#### Records to process

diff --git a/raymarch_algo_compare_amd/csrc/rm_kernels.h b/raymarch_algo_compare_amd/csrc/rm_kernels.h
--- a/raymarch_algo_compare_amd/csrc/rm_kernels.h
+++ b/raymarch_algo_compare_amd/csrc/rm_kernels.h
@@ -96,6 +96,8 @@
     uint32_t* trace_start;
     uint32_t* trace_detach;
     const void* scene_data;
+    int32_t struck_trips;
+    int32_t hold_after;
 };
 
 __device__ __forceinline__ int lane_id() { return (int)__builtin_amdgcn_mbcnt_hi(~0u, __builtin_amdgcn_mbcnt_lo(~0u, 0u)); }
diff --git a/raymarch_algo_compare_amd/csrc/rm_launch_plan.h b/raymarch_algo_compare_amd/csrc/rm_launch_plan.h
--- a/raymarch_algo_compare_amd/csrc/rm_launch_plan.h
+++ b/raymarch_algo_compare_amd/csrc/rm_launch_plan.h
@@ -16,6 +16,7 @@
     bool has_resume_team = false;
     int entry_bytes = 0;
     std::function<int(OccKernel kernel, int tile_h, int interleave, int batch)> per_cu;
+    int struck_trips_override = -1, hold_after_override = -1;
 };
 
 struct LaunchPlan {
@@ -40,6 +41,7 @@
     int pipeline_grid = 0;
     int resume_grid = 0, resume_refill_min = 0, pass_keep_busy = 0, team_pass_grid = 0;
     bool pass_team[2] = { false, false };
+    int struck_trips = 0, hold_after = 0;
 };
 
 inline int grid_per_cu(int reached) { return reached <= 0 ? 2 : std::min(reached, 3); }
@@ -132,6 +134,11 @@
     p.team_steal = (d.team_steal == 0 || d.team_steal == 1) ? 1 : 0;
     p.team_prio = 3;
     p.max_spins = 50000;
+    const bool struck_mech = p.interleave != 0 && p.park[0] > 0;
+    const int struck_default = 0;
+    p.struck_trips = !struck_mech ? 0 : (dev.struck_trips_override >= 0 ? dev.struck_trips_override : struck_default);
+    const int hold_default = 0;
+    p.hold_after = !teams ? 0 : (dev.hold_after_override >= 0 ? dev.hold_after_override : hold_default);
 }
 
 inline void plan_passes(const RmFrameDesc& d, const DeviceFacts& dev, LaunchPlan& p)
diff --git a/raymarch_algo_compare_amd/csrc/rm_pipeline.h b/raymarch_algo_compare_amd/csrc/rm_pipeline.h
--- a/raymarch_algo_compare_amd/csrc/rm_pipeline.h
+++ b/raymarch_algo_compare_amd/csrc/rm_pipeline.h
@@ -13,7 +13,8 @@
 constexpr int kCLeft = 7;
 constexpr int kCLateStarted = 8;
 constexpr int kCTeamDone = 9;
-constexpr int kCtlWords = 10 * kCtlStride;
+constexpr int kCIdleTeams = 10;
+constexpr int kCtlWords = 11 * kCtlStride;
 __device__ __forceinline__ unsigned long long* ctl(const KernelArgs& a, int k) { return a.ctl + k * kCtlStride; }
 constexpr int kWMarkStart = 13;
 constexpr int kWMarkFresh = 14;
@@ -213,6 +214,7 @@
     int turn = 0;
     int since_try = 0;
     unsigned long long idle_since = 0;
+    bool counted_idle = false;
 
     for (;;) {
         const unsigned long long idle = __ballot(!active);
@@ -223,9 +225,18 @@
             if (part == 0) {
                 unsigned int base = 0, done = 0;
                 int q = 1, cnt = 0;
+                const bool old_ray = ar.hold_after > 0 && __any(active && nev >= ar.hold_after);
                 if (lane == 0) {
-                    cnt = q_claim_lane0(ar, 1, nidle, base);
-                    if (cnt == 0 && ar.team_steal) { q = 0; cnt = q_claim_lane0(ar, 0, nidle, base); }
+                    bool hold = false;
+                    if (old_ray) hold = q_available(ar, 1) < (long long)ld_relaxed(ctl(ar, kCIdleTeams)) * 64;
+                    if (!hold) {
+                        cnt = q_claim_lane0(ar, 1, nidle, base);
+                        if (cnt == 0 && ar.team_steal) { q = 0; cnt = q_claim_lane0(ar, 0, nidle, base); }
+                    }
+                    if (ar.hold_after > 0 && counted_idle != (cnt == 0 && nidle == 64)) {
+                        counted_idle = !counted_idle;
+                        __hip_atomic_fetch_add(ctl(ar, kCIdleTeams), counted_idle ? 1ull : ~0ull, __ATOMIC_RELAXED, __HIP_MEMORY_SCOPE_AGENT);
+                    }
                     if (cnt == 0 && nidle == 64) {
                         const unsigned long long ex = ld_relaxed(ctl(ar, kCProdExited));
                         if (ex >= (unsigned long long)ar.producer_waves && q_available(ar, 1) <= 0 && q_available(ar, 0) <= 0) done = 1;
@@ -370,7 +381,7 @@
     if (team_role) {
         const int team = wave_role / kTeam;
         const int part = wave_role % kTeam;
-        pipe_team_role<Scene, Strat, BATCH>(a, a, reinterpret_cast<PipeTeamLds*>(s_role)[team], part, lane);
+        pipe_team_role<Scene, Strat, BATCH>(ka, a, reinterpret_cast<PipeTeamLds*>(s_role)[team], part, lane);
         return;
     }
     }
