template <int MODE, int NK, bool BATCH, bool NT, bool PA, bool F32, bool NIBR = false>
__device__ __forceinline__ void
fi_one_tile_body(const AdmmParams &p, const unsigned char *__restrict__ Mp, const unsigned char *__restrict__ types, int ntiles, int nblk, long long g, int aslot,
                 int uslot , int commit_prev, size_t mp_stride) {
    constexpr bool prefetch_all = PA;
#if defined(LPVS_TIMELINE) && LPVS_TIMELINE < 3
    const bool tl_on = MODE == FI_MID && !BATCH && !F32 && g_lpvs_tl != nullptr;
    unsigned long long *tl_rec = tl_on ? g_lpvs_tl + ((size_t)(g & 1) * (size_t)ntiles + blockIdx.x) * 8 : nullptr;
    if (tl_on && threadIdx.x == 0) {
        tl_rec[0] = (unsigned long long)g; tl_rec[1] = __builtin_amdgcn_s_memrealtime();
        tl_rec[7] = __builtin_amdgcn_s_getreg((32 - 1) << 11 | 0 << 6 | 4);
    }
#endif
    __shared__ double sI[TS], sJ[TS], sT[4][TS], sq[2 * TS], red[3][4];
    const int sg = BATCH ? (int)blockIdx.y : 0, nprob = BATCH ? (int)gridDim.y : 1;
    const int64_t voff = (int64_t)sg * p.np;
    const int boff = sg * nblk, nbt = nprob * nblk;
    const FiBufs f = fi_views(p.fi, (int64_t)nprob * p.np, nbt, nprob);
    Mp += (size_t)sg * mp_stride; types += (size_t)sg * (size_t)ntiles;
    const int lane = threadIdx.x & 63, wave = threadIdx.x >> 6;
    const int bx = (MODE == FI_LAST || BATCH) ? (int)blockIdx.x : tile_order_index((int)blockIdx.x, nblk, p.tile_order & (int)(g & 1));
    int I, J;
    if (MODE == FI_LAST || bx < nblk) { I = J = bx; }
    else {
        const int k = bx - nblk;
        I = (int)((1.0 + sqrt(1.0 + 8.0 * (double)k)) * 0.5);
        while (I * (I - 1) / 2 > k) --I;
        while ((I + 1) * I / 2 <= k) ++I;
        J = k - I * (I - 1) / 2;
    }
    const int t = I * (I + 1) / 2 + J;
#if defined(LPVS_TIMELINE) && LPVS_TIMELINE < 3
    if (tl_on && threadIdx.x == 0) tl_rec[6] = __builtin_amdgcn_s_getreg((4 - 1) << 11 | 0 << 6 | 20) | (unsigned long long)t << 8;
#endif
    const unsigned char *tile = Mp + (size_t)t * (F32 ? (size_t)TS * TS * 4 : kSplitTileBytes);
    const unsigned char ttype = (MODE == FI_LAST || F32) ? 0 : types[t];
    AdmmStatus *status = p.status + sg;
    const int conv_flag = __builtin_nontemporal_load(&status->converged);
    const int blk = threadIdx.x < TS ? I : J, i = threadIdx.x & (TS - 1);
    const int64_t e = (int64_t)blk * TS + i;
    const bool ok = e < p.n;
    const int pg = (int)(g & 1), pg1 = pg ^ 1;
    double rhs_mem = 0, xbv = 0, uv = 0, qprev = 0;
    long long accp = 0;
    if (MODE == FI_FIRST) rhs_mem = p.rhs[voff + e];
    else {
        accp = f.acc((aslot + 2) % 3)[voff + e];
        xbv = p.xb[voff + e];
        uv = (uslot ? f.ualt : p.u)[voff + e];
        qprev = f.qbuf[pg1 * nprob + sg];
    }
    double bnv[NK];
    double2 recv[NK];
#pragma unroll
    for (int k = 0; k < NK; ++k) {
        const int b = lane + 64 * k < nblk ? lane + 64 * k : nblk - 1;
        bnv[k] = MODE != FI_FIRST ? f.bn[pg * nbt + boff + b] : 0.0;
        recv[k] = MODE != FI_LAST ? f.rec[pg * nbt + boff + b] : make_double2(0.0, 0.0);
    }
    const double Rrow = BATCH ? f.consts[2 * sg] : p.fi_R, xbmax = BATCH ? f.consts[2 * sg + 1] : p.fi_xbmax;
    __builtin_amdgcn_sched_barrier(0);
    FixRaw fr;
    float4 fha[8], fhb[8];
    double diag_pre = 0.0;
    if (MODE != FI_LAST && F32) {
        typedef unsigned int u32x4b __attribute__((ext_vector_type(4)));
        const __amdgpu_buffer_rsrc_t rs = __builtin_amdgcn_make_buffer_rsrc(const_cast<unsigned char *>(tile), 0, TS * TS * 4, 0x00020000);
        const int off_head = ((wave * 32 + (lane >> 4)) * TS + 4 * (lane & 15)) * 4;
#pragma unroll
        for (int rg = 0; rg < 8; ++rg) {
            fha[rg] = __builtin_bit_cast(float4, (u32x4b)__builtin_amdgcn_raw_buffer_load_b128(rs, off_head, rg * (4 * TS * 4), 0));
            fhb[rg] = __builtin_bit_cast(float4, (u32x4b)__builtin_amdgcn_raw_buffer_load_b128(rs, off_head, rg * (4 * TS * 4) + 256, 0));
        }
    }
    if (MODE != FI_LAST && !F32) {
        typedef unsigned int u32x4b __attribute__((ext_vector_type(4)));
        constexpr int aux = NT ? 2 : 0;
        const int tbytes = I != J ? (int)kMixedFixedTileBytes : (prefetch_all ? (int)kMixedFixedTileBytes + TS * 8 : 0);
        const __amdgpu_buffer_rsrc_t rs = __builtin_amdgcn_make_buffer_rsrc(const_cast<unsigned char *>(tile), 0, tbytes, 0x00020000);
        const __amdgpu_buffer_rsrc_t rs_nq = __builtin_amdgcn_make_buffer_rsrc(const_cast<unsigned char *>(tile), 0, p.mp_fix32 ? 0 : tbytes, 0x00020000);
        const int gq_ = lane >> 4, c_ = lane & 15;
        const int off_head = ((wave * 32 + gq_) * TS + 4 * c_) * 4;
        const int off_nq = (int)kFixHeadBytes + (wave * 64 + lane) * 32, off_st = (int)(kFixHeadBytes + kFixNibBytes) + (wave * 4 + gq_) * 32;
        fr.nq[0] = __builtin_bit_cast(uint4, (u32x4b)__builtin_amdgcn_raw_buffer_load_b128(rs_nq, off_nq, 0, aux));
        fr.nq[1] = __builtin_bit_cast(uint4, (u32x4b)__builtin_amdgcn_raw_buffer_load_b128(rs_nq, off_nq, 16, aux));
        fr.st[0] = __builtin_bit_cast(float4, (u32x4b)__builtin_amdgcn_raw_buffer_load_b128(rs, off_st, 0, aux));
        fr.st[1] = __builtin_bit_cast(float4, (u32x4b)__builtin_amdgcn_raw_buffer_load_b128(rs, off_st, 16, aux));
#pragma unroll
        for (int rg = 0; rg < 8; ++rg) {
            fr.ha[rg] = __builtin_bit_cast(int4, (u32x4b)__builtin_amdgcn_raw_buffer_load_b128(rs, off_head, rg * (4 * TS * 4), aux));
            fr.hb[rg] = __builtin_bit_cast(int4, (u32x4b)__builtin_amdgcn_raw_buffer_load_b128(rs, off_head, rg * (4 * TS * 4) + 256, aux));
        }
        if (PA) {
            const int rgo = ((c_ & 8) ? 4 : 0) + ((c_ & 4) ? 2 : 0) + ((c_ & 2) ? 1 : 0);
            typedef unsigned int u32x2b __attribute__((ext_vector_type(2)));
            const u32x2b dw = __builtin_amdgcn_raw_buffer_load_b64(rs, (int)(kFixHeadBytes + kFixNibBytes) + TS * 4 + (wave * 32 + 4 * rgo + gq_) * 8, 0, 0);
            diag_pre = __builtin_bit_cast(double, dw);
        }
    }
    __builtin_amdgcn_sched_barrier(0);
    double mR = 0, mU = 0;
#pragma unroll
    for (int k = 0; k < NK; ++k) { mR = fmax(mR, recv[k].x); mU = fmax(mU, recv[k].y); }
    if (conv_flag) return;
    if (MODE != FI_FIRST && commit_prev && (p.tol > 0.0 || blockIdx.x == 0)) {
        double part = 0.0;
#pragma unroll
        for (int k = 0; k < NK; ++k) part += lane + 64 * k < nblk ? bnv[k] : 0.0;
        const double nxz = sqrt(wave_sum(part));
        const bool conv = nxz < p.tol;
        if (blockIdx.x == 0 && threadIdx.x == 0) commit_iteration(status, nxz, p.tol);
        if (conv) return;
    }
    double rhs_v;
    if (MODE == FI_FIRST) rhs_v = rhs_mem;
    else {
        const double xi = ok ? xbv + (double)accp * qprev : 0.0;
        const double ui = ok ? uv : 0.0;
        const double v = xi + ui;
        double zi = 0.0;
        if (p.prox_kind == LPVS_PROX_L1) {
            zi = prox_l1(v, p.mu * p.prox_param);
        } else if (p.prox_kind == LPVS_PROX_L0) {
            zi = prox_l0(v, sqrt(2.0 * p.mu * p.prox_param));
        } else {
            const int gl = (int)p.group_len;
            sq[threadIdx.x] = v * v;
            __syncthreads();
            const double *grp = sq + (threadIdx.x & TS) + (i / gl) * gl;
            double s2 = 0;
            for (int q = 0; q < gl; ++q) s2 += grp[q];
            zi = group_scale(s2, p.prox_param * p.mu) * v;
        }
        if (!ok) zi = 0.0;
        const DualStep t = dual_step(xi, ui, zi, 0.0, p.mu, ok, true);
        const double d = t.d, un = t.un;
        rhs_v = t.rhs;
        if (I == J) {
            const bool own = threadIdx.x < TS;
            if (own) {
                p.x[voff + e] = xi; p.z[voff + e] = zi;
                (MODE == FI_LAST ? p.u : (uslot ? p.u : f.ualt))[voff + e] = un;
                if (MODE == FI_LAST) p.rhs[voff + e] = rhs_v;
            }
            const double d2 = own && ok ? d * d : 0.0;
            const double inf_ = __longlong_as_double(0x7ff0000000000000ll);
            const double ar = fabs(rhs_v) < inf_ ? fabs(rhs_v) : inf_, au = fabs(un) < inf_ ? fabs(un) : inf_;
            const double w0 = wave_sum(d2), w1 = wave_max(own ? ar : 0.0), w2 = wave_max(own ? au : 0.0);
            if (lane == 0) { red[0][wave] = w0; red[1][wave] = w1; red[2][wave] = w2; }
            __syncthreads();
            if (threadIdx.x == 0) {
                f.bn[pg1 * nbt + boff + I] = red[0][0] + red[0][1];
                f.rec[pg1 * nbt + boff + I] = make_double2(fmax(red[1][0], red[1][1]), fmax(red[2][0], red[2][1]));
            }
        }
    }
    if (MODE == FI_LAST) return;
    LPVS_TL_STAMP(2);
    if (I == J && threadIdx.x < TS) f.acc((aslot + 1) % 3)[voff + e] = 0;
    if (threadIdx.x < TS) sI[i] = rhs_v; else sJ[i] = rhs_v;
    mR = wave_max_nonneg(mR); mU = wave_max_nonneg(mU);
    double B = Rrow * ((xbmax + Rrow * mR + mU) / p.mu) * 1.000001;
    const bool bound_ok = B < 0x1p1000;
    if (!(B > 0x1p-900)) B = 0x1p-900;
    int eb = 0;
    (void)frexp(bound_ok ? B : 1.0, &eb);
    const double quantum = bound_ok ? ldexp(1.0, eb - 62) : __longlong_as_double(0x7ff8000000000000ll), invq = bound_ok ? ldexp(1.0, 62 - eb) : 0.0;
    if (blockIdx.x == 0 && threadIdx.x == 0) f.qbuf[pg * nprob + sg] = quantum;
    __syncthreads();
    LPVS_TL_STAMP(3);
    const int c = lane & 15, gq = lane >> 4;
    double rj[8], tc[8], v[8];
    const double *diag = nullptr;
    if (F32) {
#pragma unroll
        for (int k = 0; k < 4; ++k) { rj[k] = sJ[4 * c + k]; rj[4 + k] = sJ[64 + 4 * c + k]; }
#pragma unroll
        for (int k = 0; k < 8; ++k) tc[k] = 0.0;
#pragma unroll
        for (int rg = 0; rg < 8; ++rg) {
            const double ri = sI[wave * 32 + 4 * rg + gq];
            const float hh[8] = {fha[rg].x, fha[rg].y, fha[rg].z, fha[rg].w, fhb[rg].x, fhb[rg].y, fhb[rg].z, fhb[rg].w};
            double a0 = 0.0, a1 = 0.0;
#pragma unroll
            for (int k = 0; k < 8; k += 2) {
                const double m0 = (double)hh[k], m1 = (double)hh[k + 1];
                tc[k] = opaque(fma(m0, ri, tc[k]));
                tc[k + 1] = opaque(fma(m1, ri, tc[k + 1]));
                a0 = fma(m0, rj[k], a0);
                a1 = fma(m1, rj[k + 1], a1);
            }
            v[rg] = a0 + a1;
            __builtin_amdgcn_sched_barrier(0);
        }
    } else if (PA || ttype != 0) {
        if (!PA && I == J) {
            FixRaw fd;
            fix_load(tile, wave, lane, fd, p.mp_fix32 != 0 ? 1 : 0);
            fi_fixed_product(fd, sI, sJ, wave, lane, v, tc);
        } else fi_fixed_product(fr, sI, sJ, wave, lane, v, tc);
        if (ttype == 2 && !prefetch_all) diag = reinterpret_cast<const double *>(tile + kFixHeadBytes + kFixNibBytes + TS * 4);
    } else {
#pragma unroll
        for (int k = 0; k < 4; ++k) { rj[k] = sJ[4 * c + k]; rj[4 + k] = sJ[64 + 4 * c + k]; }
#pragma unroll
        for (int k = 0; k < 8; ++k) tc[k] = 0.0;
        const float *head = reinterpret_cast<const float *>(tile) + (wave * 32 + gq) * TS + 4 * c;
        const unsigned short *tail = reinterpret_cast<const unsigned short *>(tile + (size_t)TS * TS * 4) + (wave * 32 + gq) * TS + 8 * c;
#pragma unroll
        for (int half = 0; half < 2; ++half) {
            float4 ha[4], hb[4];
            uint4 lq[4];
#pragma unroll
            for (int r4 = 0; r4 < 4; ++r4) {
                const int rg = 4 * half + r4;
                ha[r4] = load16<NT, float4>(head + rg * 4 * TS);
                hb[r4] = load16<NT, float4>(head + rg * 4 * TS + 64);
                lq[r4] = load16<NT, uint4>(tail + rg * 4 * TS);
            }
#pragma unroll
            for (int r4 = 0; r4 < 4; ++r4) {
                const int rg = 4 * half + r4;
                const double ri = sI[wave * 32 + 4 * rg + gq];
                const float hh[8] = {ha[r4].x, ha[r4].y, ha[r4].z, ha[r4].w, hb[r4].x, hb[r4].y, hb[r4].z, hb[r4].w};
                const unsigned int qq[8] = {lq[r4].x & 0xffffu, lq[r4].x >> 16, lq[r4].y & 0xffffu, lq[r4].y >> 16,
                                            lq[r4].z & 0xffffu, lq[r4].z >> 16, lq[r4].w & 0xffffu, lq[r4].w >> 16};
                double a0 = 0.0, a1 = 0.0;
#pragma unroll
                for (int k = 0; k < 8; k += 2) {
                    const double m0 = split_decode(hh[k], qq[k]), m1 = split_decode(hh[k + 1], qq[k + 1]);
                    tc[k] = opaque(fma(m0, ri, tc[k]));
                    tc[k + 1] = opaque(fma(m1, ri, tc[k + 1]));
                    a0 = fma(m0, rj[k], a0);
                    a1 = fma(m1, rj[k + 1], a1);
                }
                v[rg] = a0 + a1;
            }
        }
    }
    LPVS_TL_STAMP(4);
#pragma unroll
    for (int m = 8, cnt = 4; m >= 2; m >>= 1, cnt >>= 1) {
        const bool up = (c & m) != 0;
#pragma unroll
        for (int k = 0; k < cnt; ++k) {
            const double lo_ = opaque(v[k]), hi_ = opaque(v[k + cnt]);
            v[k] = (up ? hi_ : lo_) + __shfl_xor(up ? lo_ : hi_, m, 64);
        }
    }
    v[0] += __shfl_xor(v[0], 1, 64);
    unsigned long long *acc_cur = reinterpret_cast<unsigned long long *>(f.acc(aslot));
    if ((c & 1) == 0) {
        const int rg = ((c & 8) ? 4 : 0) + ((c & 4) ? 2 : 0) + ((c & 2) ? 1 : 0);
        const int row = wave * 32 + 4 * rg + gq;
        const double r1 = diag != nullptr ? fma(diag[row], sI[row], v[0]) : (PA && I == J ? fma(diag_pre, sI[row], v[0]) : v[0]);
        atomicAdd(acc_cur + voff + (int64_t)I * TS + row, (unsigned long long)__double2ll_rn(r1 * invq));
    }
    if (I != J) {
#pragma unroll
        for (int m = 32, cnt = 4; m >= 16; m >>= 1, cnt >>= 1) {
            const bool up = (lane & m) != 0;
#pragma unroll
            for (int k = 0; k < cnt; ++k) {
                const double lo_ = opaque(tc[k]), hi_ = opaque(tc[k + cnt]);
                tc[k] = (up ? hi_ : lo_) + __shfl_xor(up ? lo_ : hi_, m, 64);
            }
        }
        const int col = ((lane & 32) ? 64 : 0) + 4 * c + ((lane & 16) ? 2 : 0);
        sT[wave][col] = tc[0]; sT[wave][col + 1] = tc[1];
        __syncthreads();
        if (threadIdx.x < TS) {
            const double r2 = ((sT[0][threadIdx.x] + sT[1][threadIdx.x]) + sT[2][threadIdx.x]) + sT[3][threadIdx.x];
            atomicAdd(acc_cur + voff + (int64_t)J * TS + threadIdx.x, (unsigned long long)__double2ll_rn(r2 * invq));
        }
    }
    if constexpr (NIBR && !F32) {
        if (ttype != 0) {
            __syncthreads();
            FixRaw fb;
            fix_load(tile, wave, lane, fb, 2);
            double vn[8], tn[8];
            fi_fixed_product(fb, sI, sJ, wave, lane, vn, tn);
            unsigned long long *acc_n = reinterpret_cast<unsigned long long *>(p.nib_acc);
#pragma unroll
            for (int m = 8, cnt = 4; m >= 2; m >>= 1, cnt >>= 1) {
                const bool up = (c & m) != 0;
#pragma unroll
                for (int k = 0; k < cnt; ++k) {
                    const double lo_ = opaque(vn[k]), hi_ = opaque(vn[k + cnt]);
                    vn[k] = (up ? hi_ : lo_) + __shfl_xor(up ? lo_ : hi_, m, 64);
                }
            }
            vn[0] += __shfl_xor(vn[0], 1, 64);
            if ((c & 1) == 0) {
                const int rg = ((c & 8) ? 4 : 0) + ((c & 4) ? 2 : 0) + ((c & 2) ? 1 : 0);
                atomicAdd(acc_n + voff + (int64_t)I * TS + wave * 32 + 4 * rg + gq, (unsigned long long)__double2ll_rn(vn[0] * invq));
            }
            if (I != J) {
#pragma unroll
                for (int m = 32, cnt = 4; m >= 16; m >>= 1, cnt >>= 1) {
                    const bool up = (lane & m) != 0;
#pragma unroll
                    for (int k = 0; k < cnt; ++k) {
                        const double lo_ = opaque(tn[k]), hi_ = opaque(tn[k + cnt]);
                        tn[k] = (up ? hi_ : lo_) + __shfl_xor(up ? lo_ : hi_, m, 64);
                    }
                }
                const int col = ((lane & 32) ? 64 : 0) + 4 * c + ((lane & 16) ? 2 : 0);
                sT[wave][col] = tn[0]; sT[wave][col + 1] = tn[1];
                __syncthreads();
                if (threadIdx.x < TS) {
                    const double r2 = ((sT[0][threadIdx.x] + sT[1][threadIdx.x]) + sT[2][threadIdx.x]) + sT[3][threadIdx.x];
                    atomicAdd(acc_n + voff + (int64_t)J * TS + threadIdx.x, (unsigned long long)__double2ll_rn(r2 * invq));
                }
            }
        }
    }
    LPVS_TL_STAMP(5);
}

########

▶ **Activity**
Print exactly the lines above, between the one holding "const int off_head = ((wave * 32 + gq_)" and the one holding "off_nq, 16, aux));", inclusive, and nothing besides.

▶ **Solution to this exercise**
        const int off_head = ((wave * 32 + gq_) * TS + 4 * c_) * 4;
        const int off_nq = (int)kFixHeadBytes + (wave * 64 + lane) * 32, off_st = (int)(kFixHeadBytes + kFixNibBytes) + (wave * 4 + gq_) * 32;
        fr.nq[0] = __builtin_bit_cast(uint4, (u32x4b)__builtin_amdgcn_raw_buffer_load_b128(rs_nq, off_nq, 0, aux));
        fr.nq[1] = __builtin_bit_cast(uint4, (u32x4b)__builtin_amdgcn_raw_buffer_load_b128(rs_nq, off_nq, 16, aux));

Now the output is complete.